-------- Study material
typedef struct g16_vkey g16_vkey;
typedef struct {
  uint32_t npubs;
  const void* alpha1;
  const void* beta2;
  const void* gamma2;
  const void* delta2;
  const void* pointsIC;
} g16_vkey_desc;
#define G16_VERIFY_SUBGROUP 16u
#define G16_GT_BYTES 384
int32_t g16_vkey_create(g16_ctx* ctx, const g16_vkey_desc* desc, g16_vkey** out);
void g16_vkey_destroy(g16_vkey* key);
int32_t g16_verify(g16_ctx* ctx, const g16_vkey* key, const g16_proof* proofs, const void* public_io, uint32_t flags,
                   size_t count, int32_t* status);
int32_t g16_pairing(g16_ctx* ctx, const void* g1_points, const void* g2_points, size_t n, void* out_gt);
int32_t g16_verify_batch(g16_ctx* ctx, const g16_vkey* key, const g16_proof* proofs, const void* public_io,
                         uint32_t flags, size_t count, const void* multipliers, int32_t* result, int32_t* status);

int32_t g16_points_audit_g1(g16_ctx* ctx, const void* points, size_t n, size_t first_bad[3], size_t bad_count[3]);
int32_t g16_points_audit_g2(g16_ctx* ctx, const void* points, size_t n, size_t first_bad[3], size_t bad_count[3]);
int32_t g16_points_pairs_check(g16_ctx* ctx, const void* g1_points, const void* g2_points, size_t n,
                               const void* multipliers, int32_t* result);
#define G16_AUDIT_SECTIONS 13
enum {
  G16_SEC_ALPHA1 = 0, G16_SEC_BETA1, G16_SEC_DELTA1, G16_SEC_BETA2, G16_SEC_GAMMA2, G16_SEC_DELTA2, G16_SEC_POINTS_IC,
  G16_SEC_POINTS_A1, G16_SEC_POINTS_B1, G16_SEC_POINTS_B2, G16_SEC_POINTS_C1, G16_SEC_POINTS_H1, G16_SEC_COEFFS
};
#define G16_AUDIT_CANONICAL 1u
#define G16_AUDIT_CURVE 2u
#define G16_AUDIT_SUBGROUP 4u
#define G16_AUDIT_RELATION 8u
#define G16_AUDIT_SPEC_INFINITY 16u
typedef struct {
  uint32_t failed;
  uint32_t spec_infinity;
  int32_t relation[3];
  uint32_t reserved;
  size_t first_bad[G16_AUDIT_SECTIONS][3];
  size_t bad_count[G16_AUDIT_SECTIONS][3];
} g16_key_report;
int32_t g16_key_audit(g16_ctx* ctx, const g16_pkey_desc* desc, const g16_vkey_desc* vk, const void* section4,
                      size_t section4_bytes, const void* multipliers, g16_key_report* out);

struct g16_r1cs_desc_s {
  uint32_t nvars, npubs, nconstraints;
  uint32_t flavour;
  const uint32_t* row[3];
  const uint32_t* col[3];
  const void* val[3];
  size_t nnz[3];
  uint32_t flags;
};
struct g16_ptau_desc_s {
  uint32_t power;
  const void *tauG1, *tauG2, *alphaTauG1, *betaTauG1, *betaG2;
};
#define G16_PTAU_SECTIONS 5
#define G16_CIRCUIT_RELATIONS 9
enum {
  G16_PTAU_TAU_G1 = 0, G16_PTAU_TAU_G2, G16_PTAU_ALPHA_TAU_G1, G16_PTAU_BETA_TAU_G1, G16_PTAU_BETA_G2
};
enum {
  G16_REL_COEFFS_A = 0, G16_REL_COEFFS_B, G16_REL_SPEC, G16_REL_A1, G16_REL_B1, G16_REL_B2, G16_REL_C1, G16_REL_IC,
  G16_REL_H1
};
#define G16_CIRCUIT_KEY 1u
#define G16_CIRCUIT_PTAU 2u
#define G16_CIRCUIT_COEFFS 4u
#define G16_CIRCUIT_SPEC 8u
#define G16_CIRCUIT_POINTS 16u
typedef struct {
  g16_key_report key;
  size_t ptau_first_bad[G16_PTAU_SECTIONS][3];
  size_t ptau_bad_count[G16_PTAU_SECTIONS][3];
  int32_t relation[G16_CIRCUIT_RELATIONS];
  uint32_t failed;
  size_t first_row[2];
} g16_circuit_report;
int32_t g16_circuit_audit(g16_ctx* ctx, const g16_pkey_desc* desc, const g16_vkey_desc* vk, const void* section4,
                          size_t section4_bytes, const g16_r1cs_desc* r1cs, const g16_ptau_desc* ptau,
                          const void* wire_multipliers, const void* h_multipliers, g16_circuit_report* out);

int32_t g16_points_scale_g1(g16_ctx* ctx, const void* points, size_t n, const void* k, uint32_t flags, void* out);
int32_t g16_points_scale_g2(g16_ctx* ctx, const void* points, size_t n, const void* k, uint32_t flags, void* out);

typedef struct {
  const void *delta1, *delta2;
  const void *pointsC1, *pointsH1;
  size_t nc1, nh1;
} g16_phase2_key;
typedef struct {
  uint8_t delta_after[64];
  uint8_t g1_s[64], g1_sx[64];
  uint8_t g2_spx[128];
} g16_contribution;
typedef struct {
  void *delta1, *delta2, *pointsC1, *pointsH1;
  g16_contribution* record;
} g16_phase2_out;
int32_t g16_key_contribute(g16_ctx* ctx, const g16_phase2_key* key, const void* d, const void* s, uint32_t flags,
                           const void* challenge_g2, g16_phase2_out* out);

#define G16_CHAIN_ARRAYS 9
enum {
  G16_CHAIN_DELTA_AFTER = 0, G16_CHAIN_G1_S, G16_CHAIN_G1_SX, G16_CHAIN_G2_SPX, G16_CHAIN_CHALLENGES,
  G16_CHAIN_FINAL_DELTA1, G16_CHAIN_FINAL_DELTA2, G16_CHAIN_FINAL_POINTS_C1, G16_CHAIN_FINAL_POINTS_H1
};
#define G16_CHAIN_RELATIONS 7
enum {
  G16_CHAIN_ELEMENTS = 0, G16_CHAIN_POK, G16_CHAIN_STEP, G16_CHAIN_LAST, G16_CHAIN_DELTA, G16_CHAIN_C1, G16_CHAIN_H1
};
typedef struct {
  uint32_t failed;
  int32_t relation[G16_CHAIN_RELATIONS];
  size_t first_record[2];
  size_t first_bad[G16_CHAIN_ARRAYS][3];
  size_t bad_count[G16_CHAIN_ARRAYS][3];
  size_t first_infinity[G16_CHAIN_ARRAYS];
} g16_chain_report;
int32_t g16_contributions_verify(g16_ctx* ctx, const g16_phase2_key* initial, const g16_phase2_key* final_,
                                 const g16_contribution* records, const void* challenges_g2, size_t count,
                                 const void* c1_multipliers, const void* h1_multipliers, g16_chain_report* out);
----------------
-------- Study material
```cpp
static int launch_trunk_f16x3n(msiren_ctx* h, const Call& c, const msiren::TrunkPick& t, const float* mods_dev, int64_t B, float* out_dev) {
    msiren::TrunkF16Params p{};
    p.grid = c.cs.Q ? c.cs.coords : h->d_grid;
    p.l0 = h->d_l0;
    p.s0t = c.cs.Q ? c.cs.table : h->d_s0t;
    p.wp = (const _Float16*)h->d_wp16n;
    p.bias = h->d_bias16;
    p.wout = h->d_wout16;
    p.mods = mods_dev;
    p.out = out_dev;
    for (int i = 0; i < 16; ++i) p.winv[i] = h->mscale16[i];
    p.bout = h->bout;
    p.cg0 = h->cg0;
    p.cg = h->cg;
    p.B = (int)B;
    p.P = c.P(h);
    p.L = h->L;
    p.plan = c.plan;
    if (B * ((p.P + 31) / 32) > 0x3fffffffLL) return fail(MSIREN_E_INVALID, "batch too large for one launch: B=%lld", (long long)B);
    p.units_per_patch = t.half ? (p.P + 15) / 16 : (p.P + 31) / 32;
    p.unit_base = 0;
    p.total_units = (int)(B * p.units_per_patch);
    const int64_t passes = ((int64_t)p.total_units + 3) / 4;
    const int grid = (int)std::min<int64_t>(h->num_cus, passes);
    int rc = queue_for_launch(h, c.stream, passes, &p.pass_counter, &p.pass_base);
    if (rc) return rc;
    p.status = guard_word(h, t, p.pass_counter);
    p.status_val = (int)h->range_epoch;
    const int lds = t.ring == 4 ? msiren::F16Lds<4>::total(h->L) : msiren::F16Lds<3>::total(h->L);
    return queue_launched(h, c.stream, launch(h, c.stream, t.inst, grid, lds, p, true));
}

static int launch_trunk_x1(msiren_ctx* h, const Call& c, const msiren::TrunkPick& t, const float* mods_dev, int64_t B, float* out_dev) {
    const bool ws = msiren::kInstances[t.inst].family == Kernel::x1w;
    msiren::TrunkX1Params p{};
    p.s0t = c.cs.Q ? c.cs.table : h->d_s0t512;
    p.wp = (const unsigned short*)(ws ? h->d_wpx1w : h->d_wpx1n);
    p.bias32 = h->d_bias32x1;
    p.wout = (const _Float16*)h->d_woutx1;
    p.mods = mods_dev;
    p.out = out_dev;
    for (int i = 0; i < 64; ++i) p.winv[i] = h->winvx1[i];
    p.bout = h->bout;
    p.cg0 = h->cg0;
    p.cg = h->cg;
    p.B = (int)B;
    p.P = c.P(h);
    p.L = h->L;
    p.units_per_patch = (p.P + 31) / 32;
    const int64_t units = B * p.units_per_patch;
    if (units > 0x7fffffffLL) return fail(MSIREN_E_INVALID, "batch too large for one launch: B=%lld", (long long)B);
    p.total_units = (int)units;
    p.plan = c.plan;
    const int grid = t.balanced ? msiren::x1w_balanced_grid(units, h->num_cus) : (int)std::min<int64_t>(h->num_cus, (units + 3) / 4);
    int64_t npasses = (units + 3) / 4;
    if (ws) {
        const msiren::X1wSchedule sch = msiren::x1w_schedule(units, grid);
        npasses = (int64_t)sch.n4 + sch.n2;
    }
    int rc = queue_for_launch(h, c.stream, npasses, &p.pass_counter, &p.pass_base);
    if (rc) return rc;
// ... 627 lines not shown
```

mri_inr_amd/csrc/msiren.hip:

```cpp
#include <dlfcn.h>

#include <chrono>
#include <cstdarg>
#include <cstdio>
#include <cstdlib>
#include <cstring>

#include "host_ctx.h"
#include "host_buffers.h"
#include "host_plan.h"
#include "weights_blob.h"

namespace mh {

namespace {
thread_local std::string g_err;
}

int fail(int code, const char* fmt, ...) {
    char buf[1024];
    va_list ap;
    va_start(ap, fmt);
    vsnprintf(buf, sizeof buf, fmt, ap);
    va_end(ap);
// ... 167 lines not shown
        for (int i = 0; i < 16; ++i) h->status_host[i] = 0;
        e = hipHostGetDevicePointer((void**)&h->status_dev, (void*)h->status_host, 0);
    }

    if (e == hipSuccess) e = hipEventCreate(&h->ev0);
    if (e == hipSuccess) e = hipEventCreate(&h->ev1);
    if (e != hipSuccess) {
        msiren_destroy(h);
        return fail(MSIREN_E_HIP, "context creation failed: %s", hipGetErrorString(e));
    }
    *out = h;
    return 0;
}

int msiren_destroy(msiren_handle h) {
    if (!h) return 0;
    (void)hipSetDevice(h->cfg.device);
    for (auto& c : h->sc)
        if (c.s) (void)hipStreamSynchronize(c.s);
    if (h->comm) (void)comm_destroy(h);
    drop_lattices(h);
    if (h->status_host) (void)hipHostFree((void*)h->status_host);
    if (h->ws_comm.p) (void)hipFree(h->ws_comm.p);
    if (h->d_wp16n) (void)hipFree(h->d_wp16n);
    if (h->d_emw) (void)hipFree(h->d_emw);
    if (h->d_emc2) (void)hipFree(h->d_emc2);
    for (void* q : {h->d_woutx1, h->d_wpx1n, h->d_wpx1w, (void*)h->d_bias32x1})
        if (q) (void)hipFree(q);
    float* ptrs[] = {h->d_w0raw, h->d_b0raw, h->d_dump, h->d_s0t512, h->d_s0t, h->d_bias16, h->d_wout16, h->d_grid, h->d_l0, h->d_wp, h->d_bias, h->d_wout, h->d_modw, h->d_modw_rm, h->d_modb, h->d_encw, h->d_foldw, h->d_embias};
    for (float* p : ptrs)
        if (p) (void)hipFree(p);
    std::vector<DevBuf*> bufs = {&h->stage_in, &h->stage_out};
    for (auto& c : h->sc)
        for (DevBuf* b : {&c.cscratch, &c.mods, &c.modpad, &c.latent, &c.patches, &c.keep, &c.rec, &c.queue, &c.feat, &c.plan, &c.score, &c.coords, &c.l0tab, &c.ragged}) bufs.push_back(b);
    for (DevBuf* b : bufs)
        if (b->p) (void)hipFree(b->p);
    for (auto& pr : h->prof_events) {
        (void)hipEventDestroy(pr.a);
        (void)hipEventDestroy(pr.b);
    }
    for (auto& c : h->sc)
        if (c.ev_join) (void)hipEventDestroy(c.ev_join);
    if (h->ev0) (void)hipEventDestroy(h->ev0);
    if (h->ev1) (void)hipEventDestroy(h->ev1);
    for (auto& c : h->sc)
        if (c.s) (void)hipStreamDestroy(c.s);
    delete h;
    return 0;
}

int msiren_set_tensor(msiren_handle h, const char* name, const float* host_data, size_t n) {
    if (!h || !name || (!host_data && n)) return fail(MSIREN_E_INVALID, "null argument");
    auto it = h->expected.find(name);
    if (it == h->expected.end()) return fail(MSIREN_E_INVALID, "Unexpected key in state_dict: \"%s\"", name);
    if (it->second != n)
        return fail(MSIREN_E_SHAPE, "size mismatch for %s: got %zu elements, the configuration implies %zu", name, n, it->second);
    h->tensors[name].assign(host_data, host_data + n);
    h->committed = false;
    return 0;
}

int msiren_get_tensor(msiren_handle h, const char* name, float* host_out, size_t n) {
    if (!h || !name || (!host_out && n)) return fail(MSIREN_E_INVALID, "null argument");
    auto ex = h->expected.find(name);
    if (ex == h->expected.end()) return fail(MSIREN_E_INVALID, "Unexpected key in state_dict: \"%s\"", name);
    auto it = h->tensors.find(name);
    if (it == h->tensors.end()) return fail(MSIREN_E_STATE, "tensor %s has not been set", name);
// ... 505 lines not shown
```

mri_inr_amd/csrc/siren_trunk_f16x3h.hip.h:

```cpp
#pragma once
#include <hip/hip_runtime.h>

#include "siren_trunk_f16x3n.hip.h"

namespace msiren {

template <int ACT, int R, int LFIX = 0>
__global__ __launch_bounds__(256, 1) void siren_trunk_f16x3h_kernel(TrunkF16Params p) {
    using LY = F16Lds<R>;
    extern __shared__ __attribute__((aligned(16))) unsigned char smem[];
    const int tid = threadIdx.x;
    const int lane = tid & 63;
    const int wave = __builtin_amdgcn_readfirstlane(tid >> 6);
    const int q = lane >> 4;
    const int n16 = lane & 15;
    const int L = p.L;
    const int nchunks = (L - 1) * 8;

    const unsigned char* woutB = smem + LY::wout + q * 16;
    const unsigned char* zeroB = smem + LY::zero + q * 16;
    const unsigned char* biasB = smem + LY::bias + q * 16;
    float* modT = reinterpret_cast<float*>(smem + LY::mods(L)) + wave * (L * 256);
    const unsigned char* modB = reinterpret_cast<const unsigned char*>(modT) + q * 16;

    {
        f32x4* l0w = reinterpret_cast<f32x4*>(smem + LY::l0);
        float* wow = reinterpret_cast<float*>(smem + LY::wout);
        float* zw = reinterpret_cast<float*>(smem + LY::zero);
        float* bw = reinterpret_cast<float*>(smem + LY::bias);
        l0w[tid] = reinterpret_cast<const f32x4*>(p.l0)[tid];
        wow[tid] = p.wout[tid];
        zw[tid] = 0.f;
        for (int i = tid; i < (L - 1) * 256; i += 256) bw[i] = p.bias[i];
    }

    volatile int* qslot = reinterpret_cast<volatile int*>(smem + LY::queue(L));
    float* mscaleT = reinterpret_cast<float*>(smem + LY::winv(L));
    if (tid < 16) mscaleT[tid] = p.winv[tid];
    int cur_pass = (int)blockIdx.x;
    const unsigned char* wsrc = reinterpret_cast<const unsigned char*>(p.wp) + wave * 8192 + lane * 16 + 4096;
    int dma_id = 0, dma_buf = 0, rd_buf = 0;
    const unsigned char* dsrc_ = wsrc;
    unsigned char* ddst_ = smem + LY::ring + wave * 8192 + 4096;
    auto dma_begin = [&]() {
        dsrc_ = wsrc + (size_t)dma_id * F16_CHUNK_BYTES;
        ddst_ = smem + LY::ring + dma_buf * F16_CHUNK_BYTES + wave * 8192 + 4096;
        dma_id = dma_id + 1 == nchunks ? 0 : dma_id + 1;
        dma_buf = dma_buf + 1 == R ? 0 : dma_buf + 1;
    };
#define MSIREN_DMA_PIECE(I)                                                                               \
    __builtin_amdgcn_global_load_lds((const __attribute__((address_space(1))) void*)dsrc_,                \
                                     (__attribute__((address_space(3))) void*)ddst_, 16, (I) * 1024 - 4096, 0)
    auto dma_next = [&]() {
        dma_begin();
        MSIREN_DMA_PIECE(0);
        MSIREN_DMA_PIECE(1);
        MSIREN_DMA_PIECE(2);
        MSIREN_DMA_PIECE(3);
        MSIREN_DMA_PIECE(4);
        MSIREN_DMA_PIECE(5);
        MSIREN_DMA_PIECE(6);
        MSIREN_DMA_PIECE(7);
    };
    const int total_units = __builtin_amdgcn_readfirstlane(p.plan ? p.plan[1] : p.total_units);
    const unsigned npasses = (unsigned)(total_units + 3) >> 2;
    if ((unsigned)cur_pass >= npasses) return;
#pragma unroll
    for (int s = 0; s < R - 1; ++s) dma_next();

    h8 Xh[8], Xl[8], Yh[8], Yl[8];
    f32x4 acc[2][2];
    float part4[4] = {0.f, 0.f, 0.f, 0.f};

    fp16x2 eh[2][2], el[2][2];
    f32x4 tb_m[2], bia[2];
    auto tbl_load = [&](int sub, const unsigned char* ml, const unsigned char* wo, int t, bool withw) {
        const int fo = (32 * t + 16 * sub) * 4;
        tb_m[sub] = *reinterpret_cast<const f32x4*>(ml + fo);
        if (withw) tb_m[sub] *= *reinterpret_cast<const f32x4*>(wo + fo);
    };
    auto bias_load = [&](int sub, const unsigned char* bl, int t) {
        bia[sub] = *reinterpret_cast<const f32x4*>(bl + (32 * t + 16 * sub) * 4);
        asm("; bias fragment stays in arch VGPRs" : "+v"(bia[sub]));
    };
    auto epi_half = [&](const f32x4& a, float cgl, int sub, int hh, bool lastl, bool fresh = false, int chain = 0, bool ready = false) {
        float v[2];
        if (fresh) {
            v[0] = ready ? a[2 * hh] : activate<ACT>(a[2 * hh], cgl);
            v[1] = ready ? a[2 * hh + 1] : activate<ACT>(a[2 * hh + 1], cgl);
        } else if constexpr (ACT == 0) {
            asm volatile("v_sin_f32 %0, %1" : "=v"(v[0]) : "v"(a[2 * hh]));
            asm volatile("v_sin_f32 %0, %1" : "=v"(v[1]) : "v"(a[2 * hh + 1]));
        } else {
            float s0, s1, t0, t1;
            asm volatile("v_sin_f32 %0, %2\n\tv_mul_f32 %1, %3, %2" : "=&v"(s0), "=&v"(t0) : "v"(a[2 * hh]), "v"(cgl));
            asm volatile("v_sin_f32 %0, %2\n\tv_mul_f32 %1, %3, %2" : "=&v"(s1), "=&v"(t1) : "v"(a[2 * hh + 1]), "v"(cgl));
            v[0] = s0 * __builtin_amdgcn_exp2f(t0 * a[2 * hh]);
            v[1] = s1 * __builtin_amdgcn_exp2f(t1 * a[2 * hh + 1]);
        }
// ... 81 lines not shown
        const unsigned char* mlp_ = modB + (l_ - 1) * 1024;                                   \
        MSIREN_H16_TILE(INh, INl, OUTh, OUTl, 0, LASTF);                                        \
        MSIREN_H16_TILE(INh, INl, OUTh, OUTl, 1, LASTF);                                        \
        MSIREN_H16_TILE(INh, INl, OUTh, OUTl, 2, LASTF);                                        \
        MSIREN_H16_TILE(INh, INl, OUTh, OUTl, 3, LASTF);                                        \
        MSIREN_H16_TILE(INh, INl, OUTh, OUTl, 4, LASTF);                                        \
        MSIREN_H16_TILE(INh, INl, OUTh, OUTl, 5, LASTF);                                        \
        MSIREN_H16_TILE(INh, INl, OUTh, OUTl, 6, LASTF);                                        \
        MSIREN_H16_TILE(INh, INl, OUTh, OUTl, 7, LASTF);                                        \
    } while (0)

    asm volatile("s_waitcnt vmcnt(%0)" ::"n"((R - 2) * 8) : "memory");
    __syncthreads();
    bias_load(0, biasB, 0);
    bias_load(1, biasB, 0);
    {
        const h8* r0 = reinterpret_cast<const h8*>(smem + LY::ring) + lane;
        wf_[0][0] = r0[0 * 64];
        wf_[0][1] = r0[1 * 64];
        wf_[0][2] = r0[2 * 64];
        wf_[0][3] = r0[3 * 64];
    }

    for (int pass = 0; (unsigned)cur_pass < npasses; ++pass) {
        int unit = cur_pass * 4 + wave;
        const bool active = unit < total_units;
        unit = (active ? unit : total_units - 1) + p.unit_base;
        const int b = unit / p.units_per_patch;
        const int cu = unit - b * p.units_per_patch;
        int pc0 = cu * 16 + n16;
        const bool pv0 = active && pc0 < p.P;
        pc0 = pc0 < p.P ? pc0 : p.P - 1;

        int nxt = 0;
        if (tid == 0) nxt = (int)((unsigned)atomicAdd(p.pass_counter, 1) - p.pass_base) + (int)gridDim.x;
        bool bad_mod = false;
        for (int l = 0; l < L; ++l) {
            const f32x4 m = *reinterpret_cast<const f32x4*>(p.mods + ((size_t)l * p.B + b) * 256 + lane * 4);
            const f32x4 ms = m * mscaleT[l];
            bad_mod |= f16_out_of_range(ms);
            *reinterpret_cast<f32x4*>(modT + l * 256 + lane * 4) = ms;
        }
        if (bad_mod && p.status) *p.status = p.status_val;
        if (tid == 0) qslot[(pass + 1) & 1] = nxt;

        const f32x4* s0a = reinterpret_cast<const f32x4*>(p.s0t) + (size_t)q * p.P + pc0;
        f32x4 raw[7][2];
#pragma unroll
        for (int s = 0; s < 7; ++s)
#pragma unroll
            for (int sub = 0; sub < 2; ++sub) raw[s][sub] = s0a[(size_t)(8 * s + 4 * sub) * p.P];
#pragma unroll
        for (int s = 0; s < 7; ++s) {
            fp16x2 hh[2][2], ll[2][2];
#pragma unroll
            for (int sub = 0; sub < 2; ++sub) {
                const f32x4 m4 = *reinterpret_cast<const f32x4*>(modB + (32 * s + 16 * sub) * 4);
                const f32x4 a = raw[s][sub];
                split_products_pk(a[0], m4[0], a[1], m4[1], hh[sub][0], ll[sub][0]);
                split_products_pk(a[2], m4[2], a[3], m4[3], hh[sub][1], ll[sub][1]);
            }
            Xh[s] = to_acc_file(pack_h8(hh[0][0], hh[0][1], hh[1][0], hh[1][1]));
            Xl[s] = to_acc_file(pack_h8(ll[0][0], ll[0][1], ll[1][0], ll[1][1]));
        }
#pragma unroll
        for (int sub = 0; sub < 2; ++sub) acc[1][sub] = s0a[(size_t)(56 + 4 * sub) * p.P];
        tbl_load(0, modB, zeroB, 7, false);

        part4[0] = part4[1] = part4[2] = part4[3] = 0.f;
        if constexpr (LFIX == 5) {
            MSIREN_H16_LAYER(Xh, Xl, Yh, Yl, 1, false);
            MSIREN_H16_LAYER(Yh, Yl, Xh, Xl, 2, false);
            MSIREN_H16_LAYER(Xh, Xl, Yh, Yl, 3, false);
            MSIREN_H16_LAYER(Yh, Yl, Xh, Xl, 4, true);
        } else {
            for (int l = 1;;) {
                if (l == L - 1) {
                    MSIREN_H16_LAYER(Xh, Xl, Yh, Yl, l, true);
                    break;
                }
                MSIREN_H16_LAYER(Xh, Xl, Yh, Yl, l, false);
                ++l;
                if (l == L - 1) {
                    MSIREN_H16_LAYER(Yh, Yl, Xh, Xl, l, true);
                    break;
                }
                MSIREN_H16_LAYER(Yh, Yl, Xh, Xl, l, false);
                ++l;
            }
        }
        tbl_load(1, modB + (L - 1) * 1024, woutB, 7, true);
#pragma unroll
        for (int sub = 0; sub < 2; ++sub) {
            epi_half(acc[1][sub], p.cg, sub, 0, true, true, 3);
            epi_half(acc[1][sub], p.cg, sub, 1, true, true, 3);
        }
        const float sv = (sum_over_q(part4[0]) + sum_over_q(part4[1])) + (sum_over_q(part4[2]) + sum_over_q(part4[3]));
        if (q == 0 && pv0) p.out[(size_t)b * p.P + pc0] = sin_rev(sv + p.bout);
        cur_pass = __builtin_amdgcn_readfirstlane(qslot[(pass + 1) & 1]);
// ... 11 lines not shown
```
----------------
**What you will do**. Scan the records above and show every line in which the word "mscaleT" occurs.

**Result of the exercise**.
    float* mscaleT = reinterpret_cast<float*>(smem + LY::winv(L));
    if (tid < 16) mscaleT[tid] = p.winv[tid];
            const f32x4 ms = m * mscaleT[l];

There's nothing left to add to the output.